# steventan0110/nFST

Measured on AMD Instinct MI355X. Metric: lattice-arcs/sec forward-backward (log-Z), higher is better.
Workload: dtype f32

## Files before the change

nfst_amd/csrc/fb_kernels.h:

```cpp
#pragma once

struct LdsPlan {
  int rows2, v2, v4;
  __host__ __device__ LdsPlan(int max_rows, int vocab)
      : rows2((max_rows + 1) & ~1), v2((vocab + 3) & ~1), v4((vocab + 3) & ~3) {}
  __host__ __device__ int64_t fb_fixed_precise() const {
    return ((int64_t)2 * rows2 + v2) * 16 + (int64_t)v4 * 4 + 2 * kSweepFlags * 4 + 2048;
  }
  __host__ __device__ int64_t bwd_fixed_precise() const { return ((int64_t)rows2 + v2) * 16 + kSweepFlags * 4 + 1024; }
  static __host__ __device__ int64_t sweep_words(int R, int RS) { return (int64_t)R * kSlotWords + (int64_t)RS * kRawWords; }
  __host__ __device__ int64_t fb_bytes(int R, int RS) const {
    return ((int64_t)2 * rows2 + v2) * 8 + (int64_t)v4 * 4 + 2 * sweep_words(R, RS) * 4 + 2 * kSweepFlags * 4 + 1024;
  }
  __host__ __device__ int64_t bwd_bytes(int R, int RS) const {
    return ((int64_t)rows2 + v2) * 8 + sweep_words(R, RS) * 4 + kSweepFlags * 4;
  }
};


template <int NT, int EXTRA, bool TW = false, bool PREC = false>
__global__ __launch_bounds__(NT) void k_backward(nfst_batch lat, nfst_scores sc, int R, int RS, float *logbeta,
                                                 double *logz64, float *logz32, float2 *beta_me) {
  static_assert(!PREC || TW, "precise flavour: tile waves");
  typedef typename ValOf<PREC>::T VT;
  extern __shared__ float2 lds_raw[];
  VT *lds = reinterpret_cast<VT *>(lds_raw);
  const int b = blockIdx.x, tid = threadIdx.x, lane = tid & 63;
  if (lat.only && lat.only[b] != lat.only_tag) return;
  const float theta_first = tid < lat.vocab ? sc.theta[(size_t)sc.theta_stride * b + tid] : 0.0f;
  const Meta m = load_meta(lat.meta, b);
  const LdsPlan plan(lat.max_rows, lat.vocab);
  VT *beta = lds;
  VT *th = lds + plan.rows2;
  uint32_t *ring = (uint32_t *)(th + plan.v2);
  const Extra ex{lat.weighted ? lat.arc_w : nullptr, sc.arc_scores};
  const int wv = __builtin_amdgcn_readfirstlane(tid >> 6);
  uint32_t *raw = ring + (size_t)R * kSlotWords;
  constexpr int kTwSlot = PREC ? kSlotWordsP : kSlotWords2;
  const int32_t *bwd_perm = lat.bwd_perm + m.bwd_slot_off;
  constexpr bool kSelf = NT != 512;
  constexpr int kAhead = kSelf ? kDmaAheadShared : kDmaAheadDeep;
  constexpr int kNE = kSelf ? 2 : 4, kFirstX = kSelf ? 2 : 4;
  static_assert(!TW || NT == 512, "tile waves: the one-lattice-per-CU flavour");
  if (TW) {
  } else if (kSelf) {
    if (wv == 1) self_start<kAhead>(m.bwd_u, lat.bwd_stream + m.bwd_off, m.bwd_tiles, raw, lane);
  } else if (wv == 2) {
    loader_start(m.bwd_u, lat.bwd_stream + m.bwd_off, m.bwd_tiles, raw, RS, lane);
  }
  const bool x_wave = TW ? (wv == 1 || wv == 2 || wv == 3 || wv == 5) : (EXTRA != 0 && wv >= kFirstX);
  const int x_index = TW ? (wv < 4 ? wv - 1 : 3) : wv - kFirstX;
  WeightWave<8, kNE, EXTRA, TW, PREC> xw8;
  if (x_wave && m.bwd_u == 8) xw8.start_maps(lat.bwd_stream + m.bwd_off, bwd_perm, m.bwd_tiles, ex, x_index, lane);
  for (int i = tid; i < m.n_rows; i += NT) val_set(beta[i], 0.0f, kEZero);
  load_theta(th, sc.theta, sc.theta_stride, b, lat.vocab, tid, NT, theta_first);
  if (x_wave && m.bwd_u == 8) xw8.start_gathers(lane);
  __syncthreads();
  int *flags = (int *)(ring + (TW ? (int64_t)R * kTwSlot : LdsPlan::sweep_words(R, RS)));
  if (tid == 0) {
    val_set(beta[m.sink], 0.5f, 1);
    for (int i = 0; i < kSweepFlags; ++i) flags[i] = 0;
  }
  __syncthreads();
  const bool tw_v2 = TW && m.bwd_wide == 0;
  if (x_wave) {
    run_weights<kNE, EXTRA, TW, PREC>(xw8, m.bwd_u, lat.bwd_stream + m.bwd_off, bwd_perm, m.bwd_tiles, ex, x_index, ring, R, flags,
                                      (const float2 *)th, (const float2 *)beta, tw_v2, lds_addr(flags + kSweepFlags) + lane * (PREC ? 16 : 8), 0u, 0, lane);
  } else if constexpr (TW) {
    if (wv == 0) {
      __builtin_amdgcn_s_setprio(3);
      if constexpr (PREC) tile_sweep2p<kNE>(m.bwd_tiles, ring, R, flags, flags + 4, lane);
      else if (tw_v2) tile_sweep2<4, kNE>(m.bwd_tiles, ring, R, flags, flags + 4, lane);
      else tile_sweep<4, true, kNE>(m.bwd_tiles, ring, R, flags, flags + 4, lane);
      __builtin_amdgcn_s_setprio(0);
    }
  } else if (wv < (kSelf ? 2 : 3))
    run_sweep<EXTRA, kSelf, kAhead, kNE>(wv, m.bwd_u, m.bwd_wide != 0, raw, RS, lat.bwd_stream + m.bwd_off,
              m.bwd_tiles, ring, R, flags, (float2 *)beta, (const float2 *)th, lane);
  __syncthreads();
  if (tid == 0) {
    const double z = me_log64(beta[0]);
    if (logz64) logz64[b] = z;
    if (logz32) logz32[b] = (float)z;
  }
  for (int i = tid; i < m.n_rows; i += NT) {
    if (logbeta) logbeta[m.row_off + i] = me_log32(beta[i]);
    if (beta_me) beta_me[m.row_off + i] = me_f2(beta[i]);
  }
}

__device__ __forceinline__ void exp_me_fast(float extra, float &m, int &e) {
  const float x = fminf(fmaxf(extra, -1.0e8f), 9.0e7f);
  const float kf = rintf(x * 1.44269504088896341f);
  float t = fmaf(-kf, 0.693145751953125f, x);
  t = fmaf(-kf, 1.42860682030941723e-6f, t);
  m = __builtin_amdgcn_exp2f(t * 1.44269504088896341f);
  e = (int)kf;
}
__device__ __forceinline__ float arc_posterior(const float2 av, const float2 bv, const float2 tw, float rz,
                                               int ez, bool has_extra, float mx, int ex) {
  float mw = tw.x;
  int ew = __float_as_int(tw.y);
  if (has_extra) {
    mw *= mx;
    ew += ex;
  }
  const float mm = (av.x * mw) * (bv.x * rz);
  const int ee = __float_as_int(av.y) + ew + __float_as_int(bv.y) - ez;
  return ldexpf(mm, max(ee, -300));
}

template <int NT, int EXTRA, bool FUSED = false, bool TW = false, bool PREC = false>
__global__ __launch_bounds__(NT) void k_forward_backward(
    nfst_batch lat, nfst_scores sc, int R, int RS, float *__restrict__ logalpha, float *__restrict__ logbeta,
    double *__restrict__ logz64, float *__restrict__ logz32, double *__restrict__ logz_total, int total_slot,
    float *__restrict__ posterior,
    float *__restrict__ grad_theta, float2 *__restrict__ beta_me) {
  static_assert(!PREC || (TW && EXTRA != 3), "precise flavour: tile waves, per-arc extras from HBM / L2");
  typedef typename ValOf<PREC>::T VT;
  extern __shared__ float2 lds_raw[];
  VT *lds = reinterpret_cast<VT *>(lds_raw);
  constexpr int kTwSlot = PREC ? kSlotWordsP : kSlotWords2;
  const int b = blockIdx.x, tid = threadIdx.x, lane = tid & 63;
  if (lat.only && lat.only[b] != lat.only_tag) return;
  if (tid == 0) NFST_STAMP(0);
  const float theta_first = tid < lat.vocab ? sc.theta[(size_t)sc.theta_stride * b + tid] : 0.0f;
  const Meta m = load_meta(lat.meta, b);
  const LdsPlan plan(lat.max_rows, lat.vocab);
  VT *alpha = lds;
  VT *beta = lds + plan.rows2;
  VT *th = lds + 2 * plan.rows2;
  float *gth = (float *)(th + plan.v2);
  uint32_t *ring = (uint32_t *)(gth + plan.v4);
  const Extra ex{lat.weighted ? lat.arc_w : nullptr, sc.arc_scores};
  constexpr bool has_extra = EXTRA != 0;
  constexpr bool kCached = EXTRA == 3;
  static_assert(!kCached || TW, "staged extras: tile-wave kernels");
  static_assert(!TW || (NT == 1024 && !FUSED), "tile waves: the one-lattice-per-CU flavour");
  const int wv = __builtin_amdgcn_readfirstlane(tid >> 6);
  const bool bwd_side = (wv & 1) == 0;
  const uint32_t *my_prog = bwd_side ? lat.bwd_stream + m.bwd_off : lat.fwd_stream + m.fwd_off;
  const int32_t *my_perm = bwd_side ? lat.bwd_perm + m.bwd_slot_off : lat.fwd_perm + m.fwd_slot_off;
  const int my_tiles = bwd_side ? m.bwd_tiles : m.fwd_tiles;
  const int my_u = bwd_side ? m.bwd_u : m.fwd_u;
  const bool my_wide = (bwd_side ? m.bwd_wide : m.fwd_wide) != 0;
  uint32_t *my_ring = bwd_side ? ring : ring + (TW ? (int64_t)R * kTwSlot : LdsPlan::sweep_words(R, RS));
  const bool tw_v2 = TW && !my_wide;
  uint32_t *my_raw = my_ring + (size_t)R * kSlotWords;
  constexpr bool kSelf = NT != 1024;
  constexpr int kAhead = kSelf ? kDmaAheadShared : kDmaAheadDeep;
  static_assert(!(FUSED && EXTRA), "the fused sweep takes no per-arc extras");
  static_assert(!(EXTRA && NT < 512), "the extras waves need idle waves: 512 threads at least");
  constexpr int kNE = (TW || NT == 1024) ? 4 : 2, kFirstX = NT == 1024 ? 8 : 4;
  const bool x_wave = TW ? (wv >= 2 && wv < 10) : EXTRA != 0 && wv >= kFirstX;
  const int x_index = TW ? (wv - 2) >> 1 : (wv - kFirstX) >> 1;
  if (FUSED) {
    if (wv < 2) FusedSweep<false>::start(my_prog, my_tiles, lane);
  } else if (TW) {
  } else if (kSelf) {
    if (wv == 2 || wv == 3) self_start<kAhead>(my_u, my_prog, my_tiles, my_raw, lane);
  } else if (wv == 6 || wv == 7) {
    loader_start(my_u, my_prog, my_tiles, my_raw, RS, lane);
  }
  WeightWave<8, kNE, EXTRA, TW, PREC> xw8;
  if (x_wave && my_u == 8) xw8.start_maps(my_prog, my_perm, my_tiles, ex, x_index, lane);
  for (int i = tid; i < m.n_rows; i += NT) {
    val_set(alpha[i], 0.0f, kEZero);
    val_set(beta[i], 0.0f, kEZero);
  }
  load_theta(th, sc.theta, sc.theta_stride, b, lat.vocab, tid, NT, theta_first);
  if (grad_theta) for (int l = tid; l < lat.vocab; l += NT) gth[l] = 0.0f;
  if (x_wave && my_u == 8) xw8.start_gathers(lane);
  __syncthreads();
  int *flags = (int *)(ring + 2 * (TW ? (int64_t)R * kTwSlot : LdsPlan::sweep_words(R, RS)));
  float *xc = (float *)(flags + 2 * kSweepFlags + 256);
  constexpr int kTrash = PREC ? 16 : 8;
  const int xc_first = m.arc_off & ~3;
  if (kCached) {
    const int a_lo = m.arc_off, a_hi = m.arc_off + m.n_arcs;
    for (int a = xc_first + 4 * tid; a < a_hi; a += 4 * NT) {
      float4 x = make_float4(0.0f, 0.0f, 0.0f, 0.0f);
      if (a >= a_lo && a + 4 <= a_hi) {
        if (ex.arc_w) x = *reinterpret_cast<const float4 *>(ex.arc_w + a);
        if (ex.arc_scores) {
          const float4 y = *reinterpret_cast<const float4 *>(ex.arc_scores + a);
          x.x += y.x; x.y += y.y; x.z += y.z; x.w += y.w;
        }
      } else {
        float t[4] = {0.0f, 0.0f, 0.0f, 0.0f};
        for (int q = 0; q < 4; ++q)
          if (a + q >= a_lo && a + q < a_hi) t[q] = ex.at(a + q);
        x = make_float4(t[0], t[1], t[2], t[3]);
      }
      *reinterpret_cast<float4 *>(xc + (a - xc_first)) = x;
    }
  }
  if (tid == 0) {
    val_set(beta[m.sink], 0.5f, 1);
    val_set(alpha[0], 0.5f, 1);
    for (int i = 0; i < 2 * kSweepFlags; ++i) flags[i] = 0;
  }
  __syncthreads();
  if (tid == 0) NFST_STAMP(1);
  const bool want_post = posterior != nullptr || grad_theta != nullptr;
  const int a_begin = m.arc_off, a_end = m.arc_off + m.n_arcs;
  const int v_begin = (a_begin + 3) & ~3, v_end = a_end & ~3;
  constexpr int kSweepThreads = 256;
  constexpr int kHelpers = NT - kSweepThreads;
  constexpr int kPre = (kHelpers > 0) ? 7 : 0;
  uint4 psd[kPre > 0 ? kPre : 1];
  uint2 plb[kPre > 0 ? kPre : 1];
  float4 pxm[kPre > 0 ? kPre : 1];
  int4 pxe[kPre > 0 ? kPre : 1];
  auto extras4 = [&](int a) {
    float4 x = make_float4(0.0f, 0.0f, 0.0f, 0.0f);
    if (kCached) return *reinterpret_cast<const float4 *>(xc + (a - xc_first));
    if (has_extra) {
      if (ex.arc_w) x = *reinterpret_cast<const float4 *>(ex.arc_w + a);
      if (ex.arc_scores) {
        const float4 y = *reinterpret_cast<const float4 *>(ex.arc_scores + a);
        x.x += y.x; x.y += y.y; x.z += y.z; x.w += y.w;
      }
    }
    return x;
  };
  auto preload_arcs = [&]() {
#pragma unroll
    for (int u = 0; u < kPre; ++u) {
      const int a = v_begin + 4 * (u * kHelpers + (tid - kSweepThreads));
      if (a < v_end) {
        psd[u] = *reinterpret_cast<const uint4 *>(lat.arc_sd + a);
        plb[u] = *reinterpret_cast<const uint2 *>(lat.arc_l16 + a);
        if (has_extra) pxm[u] = extras4(a);
      }
    }
    if (has_extra) {
#pragma unroll
      for (int u = 0; u < kPre; ++u) {
        const float4 x = pxm[u];
        exp_me_fast(x.x, pxm[u].x, pxe[u].x); exp_me_fast(x.y, pxm[u].y, pxe[u].y);
        exp_me_fast(x.z, pxm[u].z, pxe[u].z); exp_me_fast(x.w, pxm[u].w, pxe[u].w);
      }
    }
  };
  if constexpr (FUSED) {
    if (wv < 2) {
      const uint32_t trash = lds_addr(flags + 2 * kSweepFlags) + (bwd_side ? 0 : 512) + lane * 8;
      if (my_wide) FusedSweep<true>::run(my_prog, my_tiles, (const float2 *)(bwd_side ? beta : alpha), (const float2 *)th, trash, lane);
      else FusedSweep<false>::run(my_prog, my_tiles, (const float2 *)(bwd_side ? beta : alpha), (const float2 *)th, trash, lane);
    }
  } else if (x_wave) {
    run_weights<kNE, EXTRA, TW, PREC>(xw8, my_u, my_prog, my_perm, my_tiles, ex, x_index, my_ring, R, bwd_side ? flags : flags + kSweepFlags,
                                      (const float2 *)th, (const float2 *)(bwd_side ? beta : alpha), tw_v2,
                                      lds_addr(flags + 2 * kSweepFlags) + (bwd_side ? 0 : 64 * kTrash) + lane * kTrash, lds_addr(xc), xc_first, lane);
    if (TW && wv == 2) NFST_STAMP(6);
  } else if constexpr (TW) {
    if (wv < 2) {
      int *fl = bwd_side ? flags : flags + kSweepFlags;
      __builtin_amdgcn_s_setprio(3);
      if constexpr (PREC) tile_sweep2p<kNE>(my_tiles, my_ring, R, fl, fl + 4, lane);
      else if (tw_v2) tile_sweep2<4, kNE>(my_tiles, my_ring, R, fl, fl + 4, lane, bwd_side ? 5 : -1);
      else tile_sweep<4, true, kNE>(my_tiles, my_ring, R, fl, fl + 4, lane);
      __builtin_amdgcn_s_setprio(0);
      NFST_STAMP(bwd_side ? 2 : 3);
    }
  } else if (wv < 4 || (!kSelf && (wv == 6 || wv == 7))) {
    run_sweep<EXTRA, kSelf, kAhead, kNE>(wv < 4 ? wv >> 1 : 2, my_u, my_wide, my_raw, RS, my_prog,
                     my_tiles, my_ring, R, bwd_side ? flags : flags + kSweepFlags, (float2 *)(bwd_side ? beta : alpha), (const float2 *)th, lane);
  }
  if (kPre > 0 && want_post && tid >= kSweepThreads) preload_arcs();
  __syncthreads();
  if (tid == 0) NFST_STAMP(4);
  const float2 zme = me_f2(beta[0]);
  if (tid == 0) {
    const double z = me_log64(beta[0]);
    if (logz64) logz64[b] = z;
    if (logz_total) {
      atomicAdd(&logz_total[total_slot], z);
      if (b == 0) logz_total[(total_slot + 1) % 3] = 0.0;
    }
    if (logz32) logz32[b] = (float)z;
  }
  const float rz = (zme.x > 0.0f) ? 1.0f / zme.x : 0.0f;
  const int ez = __float_as_int(zme.y);
  auto do_group = [&](const uint4 sd, const uint2 lb, int a, const float4 xm, const int4 xe) {
    const float xmv[4] = {xm.x, xm.y, xm.z, xm.w};
    const int xev[4] = {xe.x, xe.y, xe.z, xe.w};
    const uint32_t sdv[4] = {sd.x, sd.y, sd.z, sd.w};
    const int ll[4] = {(int)(lb.x & 0xffffu), (int)(lb.x >> 16), (int)(lb.y & 0xffffu), (int)(lb.y >> 16)};
    float pp[4];
#pragma unroll
    for (int q = 0; q < 4; ++q) {
      const int s0 = (int)(sdv[q] & 0xffffu), d0 = (int)(sdv[q] >> 16);
      pp[q] = (s0 != d0) ? arc_posterior(me_f2(alpha[s0]), me_f2(beta[d0]), me_f2(th[ll[q]]), rz, ez, has_extra, xmv[q], xev[q]) : 0.0f;
      if (grad_theta && pp[q] > 0.0f) atomicAdd(&gth[ll[q]], pp[q]);
    }
    if (posterior) {
      typedef float f4v __attribute__((ext_vector_type(4)));
      __builtin_nontemporal_store(f4v{pp[0], pp[1], pp[2], pp[3]}, reinterpret_cast<f4v *>(posterior + a));
    }
  };
  if (kPre > 0 && tid >= kSweepThreads && want_post) {
#pragma unroll
    for (int u = 0; u < kPre; ++u) {
      const int a = v_begin + 4 * (u * kHelpers + (tid - kSweepThreads));
      if (a < v_end) do_group(psd[u], plb[u], a, pxm[u], pxe[u]);
    }
  }
  for (int i = tid; i < m.n_rows; i += NT) {
    if (logalpha) __builtin_nontemporal_store(me_log32(alpha[i]), logalpha + m.row_off + i);
    if (logbeta) __builtin_nontemporal_store(me_log32(beta[i]), logbeta + m.row_off + i);
    if (beta_me) beta_me[m.row_off + i] = me_f2(beta[i]);
  }
  if (want_post) {
    constexpr int kPB = 4;
    for (int a0 = v_begin + 4 * (kPre * kHelpers + tid); a0 < v_end; a0 += NT * 4 * kPB) {
      uint4 sd[kPB];
      uint2 lb[kPB];
      float4 xe[kPB];
#pragma unroll
      for (int u = 0; u < kPB; ++u) {
        const int a = min(a0 + u * NT * 4, v_end - 4);
        sd[u] = *reinterpret_cast<const uint4 *>(lat.arc_sd + a);
        lb[u] = *reinterpret_cast<const uint2 *>(lat.arc_l16 + a);
        xe[u] = extras4(a);
      }
#pragma unroll
      for (int u = 0; u < kPB; ++u) {
        const int a = a0 + u * NT * 4;
        if (a >= v_end) break;
        float4 gm = make_float4(1.0f, 1.0f, 1.0f, 1.0f);
        int4 ge = make_int4(0, 0, 0, 0);
        if (has_extra) {
          exp_me_fast(xe[u].x, gm.x, ge.x); exp_me_fast(xe[u].y, gm.y, ge.y);
          exp_me_fast(xe[u].z, gm.z, ge.z); exp_me_fast(xe[u].w, gm.w, ge.w);
        }
        do_group(sd[u], lb[u], a, gm, ge);
      }
    }
    const int n_head = min(v_begin, a_end) - a_begin;
    const int n_tail = (v_end >= v_begin) ? a_end - v_end : 0;
    if (tid < n_head + n_tail) {
      const int a = tid < n_head ? a_begin + tid : v_end + (tid - n_head);
      const int s0 = lat.arc_src[a], d0 = lat.arc_dst[a], l0 = lat.arc_label[a];
      float hm = 1.0f;
      int he = 0;
      if (has_extra) exp_me_fast(kCached ? xc[a - xc_first] : ex.at(a), hm, he);
      const float p = (s0 != d0) ? arc_posterior(me_f2(alpha[s0]), me_f2(beta[d0]), me_f2(th[l0]), rz, ez, has_extra, hm, he) : 0.0f;
      if (posterior) posterior[a] = p;
      if (grad_theta && p > 0.0f) atomicAdd(&gth[l0], p);
    }
    if (grad_theta) {
      __syncthreads();
      float *gout = grad_theta + (size_t)b * lat.vocab;
      for (int l = tid; l < lat.vocab; l += NT) gout[l] = gth[l];
    }
  }
#ifdef NFST_PROF
  __syncthreads();
  if (tid == 0) NFST_STAMP(7);
#endif
}
```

### EXERCISE GOAL
Which lines above hold the string "kCached"? Show each of them.

### RESULT OF THIS TASK
  constexpr bool kCached = EXTRA == 3;
  static_assert(!kCached || TW, "staged extras: tile-wave kernels");
  if (kCached) {
    if (kCached) return *reinterpret_cast<const float4 *>(xc + (a - xc_first));
      if (has_extra) exp_me_fast(kCached ? xc[a - xc_first] : ex.at(a), hm, he);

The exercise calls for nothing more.